I need help plotting some categorical and numerical Values in python. the code is given below:
import pandas as pd
import numpy as np
import matplotlib.pyplot as plt
import seaborn as sns
df=pd.read_csv('train_feature_store.csv')
df.info
df.head
df.columns
plt.figure(figsize=(20,6))
sns.countplot(x='Store', data=df)
plt.show()
Size = df[['Size','Store']].groupby(['Store'], as_index=False).sum()
Size.sort_values(by=['Size'],ascending=False).head(10)

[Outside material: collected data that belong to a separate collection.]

## Files before the change

tgp/pytorch_amd/csrc/tgp_dev.hpp:

```cpp
#pragma once
#include <utility>
#include <hip/hip_runtime.h>
#include <stdint.h>
#include "../../../include/tgp_hip.h"

typedef double d4 __attribute__((ext_vector_type(4)));
#define TGP_MFMA(a, b, c) __builtin_amdgcn_mfma_f64_16x16x4f64((a), (b), (c), 0, 0, 0)

#define TGP_ROWS_PER_BLOCK 64
#define TGP_TILE_LD 66
#define TGP_MAX_MT 8
#ifndef TGP_RSPLIT
#define TGP_RSPLIT 4
#endif
#define TGP_LOG_2PI_REF 1.8378770942368803

#ifdef TGP_STAMPS
#define TGP_STAMP(wsp, plan, i)                                                                       \
  do {                                                                                                \
    if (blockIdx.x == 0 && threadIdx.x == 0)                                                          \
      (wsp)[(plan).hdr + tgp::H_STAMP + (i)] = (double)__builtin_amdgcn_s_memrealtime();              \
  } while (0)
#else
#define TGP_STAMP(wsp, plan, i) \
// ... 21 lines not shown
  size_t nD;
  size_t Gp;
  size_t redp;
  size_t PP;
  int PPW;
  size_t dbg;
  size_t slabs;
  size_t total;
};

enum { H_S2 = 0, H_KL = 1, H_ETA = 2, H_EINV = 3, H_SIG_OS = 4, H_STEP = 5, H_STAMP = 8, H_PSTAMP = 32, H_OUT = 60, H_N = 64 };
enum { C_ELL = 0, C_ETAB = 1, C_SVB = 2, C_PAD = 3, C_THETA = 4 };

inline size_t rup(size_t x, size_t a) { return (x + a - 1) / a * a; }

inline int rows4_waves(int N, int MT) {
  if ((N + 15) / 16 + MT <= 255) return 4;
  if ((N + 31) / 32 + MT <= 255) return 8;
  return 0;
}
inline int rows_rw(int N) { return (N > 4000 && (N + 39) / 40 <= 256) ? 10 : 16; }
inline int plan_alloc_blocks(int N) {
  int nb = (N + TGP_ROWS_PER_BLOCK - 1) / TGP_ROWS_PER_BLOCK;
  const int nw = rows4_waves(N, 1);
  if (nw > 0 && (N + 4 * nw - 1) / (4 * nw) > nb) nb = (N + 4 * nw - 1) / (4 * nw);
  const int rw = rows_rw(N);
  if ((N + 4 * rw - 1) / (4 * rw) > nb) nb = (N + 4 * rw - 1) / (4 * rw);
  return nb < 1 ? 1 : nb;
}

inline int make_plan(Plan& p, int N, int D, int M, int S, int nblk, int P, int RP, int lik, int nw4 = 0, int rw = 16) {
  if (D < 1 || D > 16) return -2;
  if (M < 1 || M > 16 * TGP_MAX_MT) return TGP_E_UNSUPPORTED;
  p.N = N; p.D = D; p.M = M; p.S = S; p.nblk = nblk; p.P = P; p.RP = RP; p.lik = lik; p.nslots = 0; p.zs_lds = 0;
  p.MT = (M + 15) / 16; p.MP = p.MT * 16;
  p.DP = D <= 4 ? 4 : (D <= 8 ? 8 : 16);
  p.CT = (2 * p.DP + 1 + 15) / 16; p.CT16 = p.CT * 16;
  p.ntri = p.MT * (p.MT + 1) / 2;
  p.nw4 = nw4;
  p.rw = rw;
  p.rpb = nw4 > 0 ? 4 * nw4 : 4 * rw;
  p.nblocks = (N + p.rpb - 1) / p.rpb;
  if (p.nblocks < 1) p.nblocks = 1;
  p.slab_G = 0;
  p.slab_T = p.slab_G + (size_t)p.ntri * 256;
  p.slab_S = p.slab_T + (size_t)p.MP * p.CT16;
  p.slab_C = p.slab_S + p.MP;
  p.slab_len = rup(p.slab_C + C_THETA + P, 16);
  size_t o = 0;
  const size_t mm = (size_t)p.MP * p.MP;
  p.hdr = o; o += H_N;
  p.ils = o; o += 16;
  p.ls = o; o += 16;
  p.Zs = o; o += (size_t)p.MP * p.DP;
  p.mpad = o; o += p.MP;
  p.w = o; o += p.MP;
  p.tp = o; o += rup(P + 1, 16);
  p.tg = o; o += rup(P + 1, 16);
  p.Kmm = o; o += mm; p.L = o; o += mm; p.J = o; o += mm; p.LT = o; o += mm;
  p.Lq = o; o += mm; p.LqT = o; o += mm; p.S_ = o; o += mm; p.HpT = o; o += mm; p.Q = o; o += mm;
  p.nD = o; o += (size_t)p.MT * 256;
  p.Gp = o; o += mm;
  p.redp = o; o += p.slab_len;
  p.PPW = p.DP + 2;
  p.PP = o; o += (size_t)2 * p.MT * p.MP * p.PPW;
  p.dbg = o; o += 256;
  p.slabs = o; o += (size_t)p.nblocks * p.slab_len;
  p.total = o;
  return 0;
}


__device__ __forceinline__ double exp_fast(double x) {
  x = fmin(fmax(x, -745.0), 709.0);
  const double k = rint(x * 1.4426950408889634074);
  double r = fma(-k, 6.93147180369123816490e-01, x);
  r = fma(-k, 1.90821492927058770002e-10, r);
  const double r2 = r * r, r4 = r2 * r2, r8 = r4 * r4;
  const double p01 = 1.0 + r;
  const double p23 = fma(r, 1.0 / 6.0, 0.5);
  const double p45 = fma(r, 1.0 / 120.0, 1.0 / 24.0);
  const double p67 = fma(r, 1.0 / 5040.0, 1.0 / 720.0);
  const double p89 = fma(r, 1.0 / 362880.0, 1.0 / 40320.0);
  const double pab = fma(r, 1.0 / 39916800.0, 1.0 / 3628800.0);
  const double pcd = fma(r, 1.0 / 6227020800.0, 1.0 / 479001600.0);
  const double q0 = fma(p23, r2, p01), q1 = fma(p67, r2, p45), q2 = fma(pab, r2, p89);
  const double s0 = fma(q1, r4, q0), s1 = fma(pcd, r4, q2);
  return ldexp(fma(s1, r8, s0), (int)k);
}

#define TGP_SQRT3 1.7320508075688772
__device__ __forceinline__ double cov_value(int kernel, double s2, double d2) {
  if (kernel == TGP_KERNEL_SCALE_MATERN32) {
    const double ar = TGP_SQRT3 * sqrt(fmax(d2, 1e-30));
    return s2 * (1.0 + ar) * exp_fast(-ar);
  }
  return s2 * exp_fast(-0.5 * d2);
}
__device__ __forceinline__ double cov_gweight(int kernel, double s2, double d2) {
  if (kernel == TGP_KERNEL_SCALE_MATERN32) return 3.0 * s2 * exp_fast(-TGP_SQRT3 * sqrt(fmax(d2, 1e-30)));
  return s2 * exp_fast(-0.5 * d2);
}

__device__ __forceinline__ double rsqrt_nr_fwd(double d) {
  double y = __builtin_amdgcn_rsq(d);
  const double h = 0.5 * d;
  y = y * fma(-h * y, y, 1.5);
  y = y * fma(-h * y, y, 1.5);
  return y;
}

__device__ __forceinline__ double log_fast(double x) {
  double m = __builtin_amdgcn_frexp_mant(x);
  int e = __builtin_amdgcn_frexp_exp(x);
  const bool lo = m < 0.70710678118654752440;
  m = lo ? m + m : m;
  e = lo ? e - 1 : e;
  const double den = m + 1.0;
  double y = __builtin_amdgcn_rcp(den);
  y = fma(fma(-den, y, 1.0), y, y);
  y = fma(fma(-den, y, 1.0), y, y);
  const double num = m - 1.0;
  double s_ = num * y;
  s_ = fma(fma(-den, s_, num), y, s_);
  const double z = s_ * s_, z2 = z * z, z4 = z2 * z2;
  const double p01 = fma(z, 2.0 / 5.0, 2.0 / 3.0);
  const double p23 = fma(z, 2.0 / 9.0, 2.0 / 7.0);
  const double p45 = fma(z, 2.0 / 13.0, 2.0 / 11.0);
  const double p67 = fma(z, 2.0 / 17.0, 2.0 / 15.0);
  const double p8 = 2.0 / 19.0;
  const double q0 = fma(p23, z2, p01), q1 = fma(p67, z2, p45);
  const double P = fma(fma(p8, z4, q1), z4, q0);
  const double lm = fma(s_ * z, P, s_ + s_);
  const double ed = (double)e;
  return fma(ed, 6.93147180369123816490e-01, fma(ed, 1.90821492927058770002e-10, lm));
}

__device__ __forceinline__ double rcp_fast(double x) {
  double y = __builtin_amdgcn_rcp(x);
  y = fma(fma(-x, y, 1.0), y, y);
  y = fma(fma(-x, y, 1.0), y, y);
  return y;
}

__device__ __forceinline__ double softplus_d(double x) {
  if (x > 20.0) return x;
  const double e = exp_fast(x), u = 1.0 + e;
  if (u == 1.0) return e;
  return log_fast(u) * (e * rcp_fast(u - 1.0));
}
__device__ __forceinline__ double sigmoid_d(double x) { return 1.0 / (1.0 + exp_fast(-x)); }

#define TGP_EACH(u, N) _Pragma("unroll") for (int u = 0; u < (N); ++u)
template <int N>
__device__ __forceinline__ void exp_fast_n(double (&x)[N]) {
  double k[N], r[N], r2[N], r4[N], r8[N], p01[N], p23[N], p45[N], p67[N], p89[N], pab[N], pcd[N];
  TGP_EACH(u, N) x[u] = fmin(fmax(x[u], -745.0), 709.0);
  TGP_EACH(u, N) k[u] = rint(x[u] * 1.4426950408889634074);
  TGP_EACH(u, N) r[u] = fma(-k[u], 6.93147180369123816490e-01, x[u]);
  TGP_EACH(u, N) r[u] = fma(-k[u], 1.90821492927058770002e-10, r[u]);
  TGP_EACH(u, N) r2[u] = r[u] * r[u];
  TGP_EACH(u, N) p01[u] = 1.0 + r[u];
  TGP_EACH(u, N) p23[u] = fma(r[u], 1.0 / 6.0, 0.5);
  TGP_EACH(u, N) p45[u] = fma(r[u], 1.0 / 120.0, 1.0 / 24.0);
  TGP_EACH(u, N) p67[u] = fma(r[u], 1.0 / 5040.0, 1.0 / 720.0);
  TGP_EACH(u, N) p89[u] = fma(r[u], 1.0 / 362880.0, 1.0 / 40320.0);
  TGP_EACH(u, N) pab[u] = fma(r[u], 1.0 / 39916800.0, 1.0 / 3628800.0);
  TGP_EACH(u, N) pcd[u] = fma(r[u], 1.0 / 6227020800.0, 1.0 / 479001600.0);
  TGP_EACH(u, N) r4[u] = r2[u] * r2[u];
  TGP_EACH(u, N) p01[u] = fma(p23[u], r2[u], p01[u]);
  TGP_EACH(u, N) p45[u] = fma(p67[u], r2[u], p45[u]);
  TGP_EACH(u, N) p89[u] = fma(pab[u], r2[u], p89[u]);
  TGP_EACH(u, N) r8[u] = r4[u] * r4[u];
  TGP_EACH(u, N) p01[u] = fma(p45[u], r4[u], p01[u]);
  TGP_EACH(u, N) p89[u] = fma(pcd[u], r4[u], p89[u]);
  TGP_EACH(u, N) x[u] = ldexp(fma(p89[u], r8[u], p01[u]), (int)k[u]);
}
template <int N>
__device__ __forceinline__ void rcp_fast_n(double (&x)[N]) {
  double y[N];
  TGP_EACH(u, N) y[u] = __builtin_amdgcn_rcp(x[u]);
  TGP_EACH(u, N) y[u] = fma(fma(-x[u], y[u], 1.0), y[u], y[u]);
  TGP_EACH(u, N) x[u] = fma(fma(-x[u], y[u], 1.0), y[u], y[u]);
}
template <int N>
__device__ __forceinline__ void rsqrt_nr_fwd_n(const double (&d)[N], double (&y)[N]) {
  TGP_EACH(u, N) y[u] = __builtin_amdgcn_rsq(d[u]);
  TGP_EACH(u, N) y[u] = y[u] * fma(-(0.5 * d[u]) * y[u], y[u], 1.5);
  TGP_EACH(u, N) y[u] = y[u] * fma(-(0.5 * d[u]) * y[u], y[u], 1.5);
}
template <int N>
__device__ __forceinline__ void log_fast_n(double (&x)[N]) {
  double m[N], den[N], y[N], num[N], s_[N], z[N], z2[N], z4[N], p01[N], p23[N], p45[N], p67[N], ed[N];
  TGP_EACH(u, N) {
    m[u] = __builtin_amdgcn_frexp_mant(x[u]);
    int e = __builtin_amdgcn_frexp_exp(x[u]);
    const bool lo = m[u] < 0.70710678118654752440;
    m[u] = lo ? m[u] + m[u] : m[u];
    e = lo ? e - 1 : e;
    ed[u] = (double)e;
  }
  TGP_EACH(u, N) den[u] = m[u] + 1.0;
  TGP_EACH(u, N) num[u] = m[u] - 1.0;
  TGP_EACH(u, N) y[u] = __builtin_amdgcn_rcp(den[u]);
  TGP_EACH(u, N) y[u] = fma(fma(-den[u], y[u], 1.0), y[u], y[u]);
  TGP_EACH(u, N) y[u] = fma(fma(-den[u], y[u], 1.0), y[u], y[u]);
  TGP_EACH(u, N) s_[u] = num[u] * y[u];
  TGP_EACH(u, N) s_[u] = fma(fma(-den[u], s_[u], num[u]), y[u], s_[u]);
  TGP_EACH(u, N) z[u] = s_[u] * s_[u];
  TGP_EACH(u, N) z2[u] = z[u] * z[u];
  TGP_EACH(u, N) p01[u] = fma(z[u], 2.0 / 5.0, 2.0 / 3.0);
  TGP_EACH(u, N) p23[u] = fma(z[u], 2.0 / 9.0, 2.0 / 7.0);
  TGP_EACH(u, N) p45[u] = fma(z[u], 2.0 / 13.0, 2.0 / 11.0);
  TGP_EACH(u, N) p67[u] = fma(z[u], 2.0 / 17.0, 2.0 / 15.0);
  TGP_EACH(u, N) z4[u] = z2[u] * z2[u];
  TGP_EACH(u, N) p01[u] = fma(p23[u], z2[u], p01[u]);
  TGP_EACH(u, N) p45[u] = fma(p67[u], z2[u], p45[u]);
  TGP_EACH(u, N) p45[u] = fma(2.0 / 19.0, z4[u], p45[u]);
  TGP_EACH(u, N) p01[u] = fma(p45[u], z4[u], p01[u]);
  TGP_EACH(u, N) p01[u] = fma(s_[u] * z[u], p01[u], s_[u] + s_[u]);
  TGP_EACH(u, N) x[u] = fma(ed[u], 6.93147180369123816490e-01, fma(ed[u], 1.90821492927058770002e-10, p01[u]));
}
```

However, the data size is so huge (Big data) that I'm not even able to make meaningful plotting in python. Basically, I just want to take the top 5 or top 10 values in python and make a plot of that as given below:-
In an attempt to plot the thing, I'm trying to put the below code into a dataframe and plot it, but not able to do so. Can anyone help me out in this:-
Size = df[['Size','Store']].groupby(['Store'], as_index=False).sum()
Size.sort_values(by=['Size'],ascending=False).head(10)
Below, is a link to the sample dataset. However, the dataset is a representation, in the original one where I'm trying to do the EDA, which has around 3 thousand unique stores and 60 thousand rows of data. PLEASE HELP! Thanks!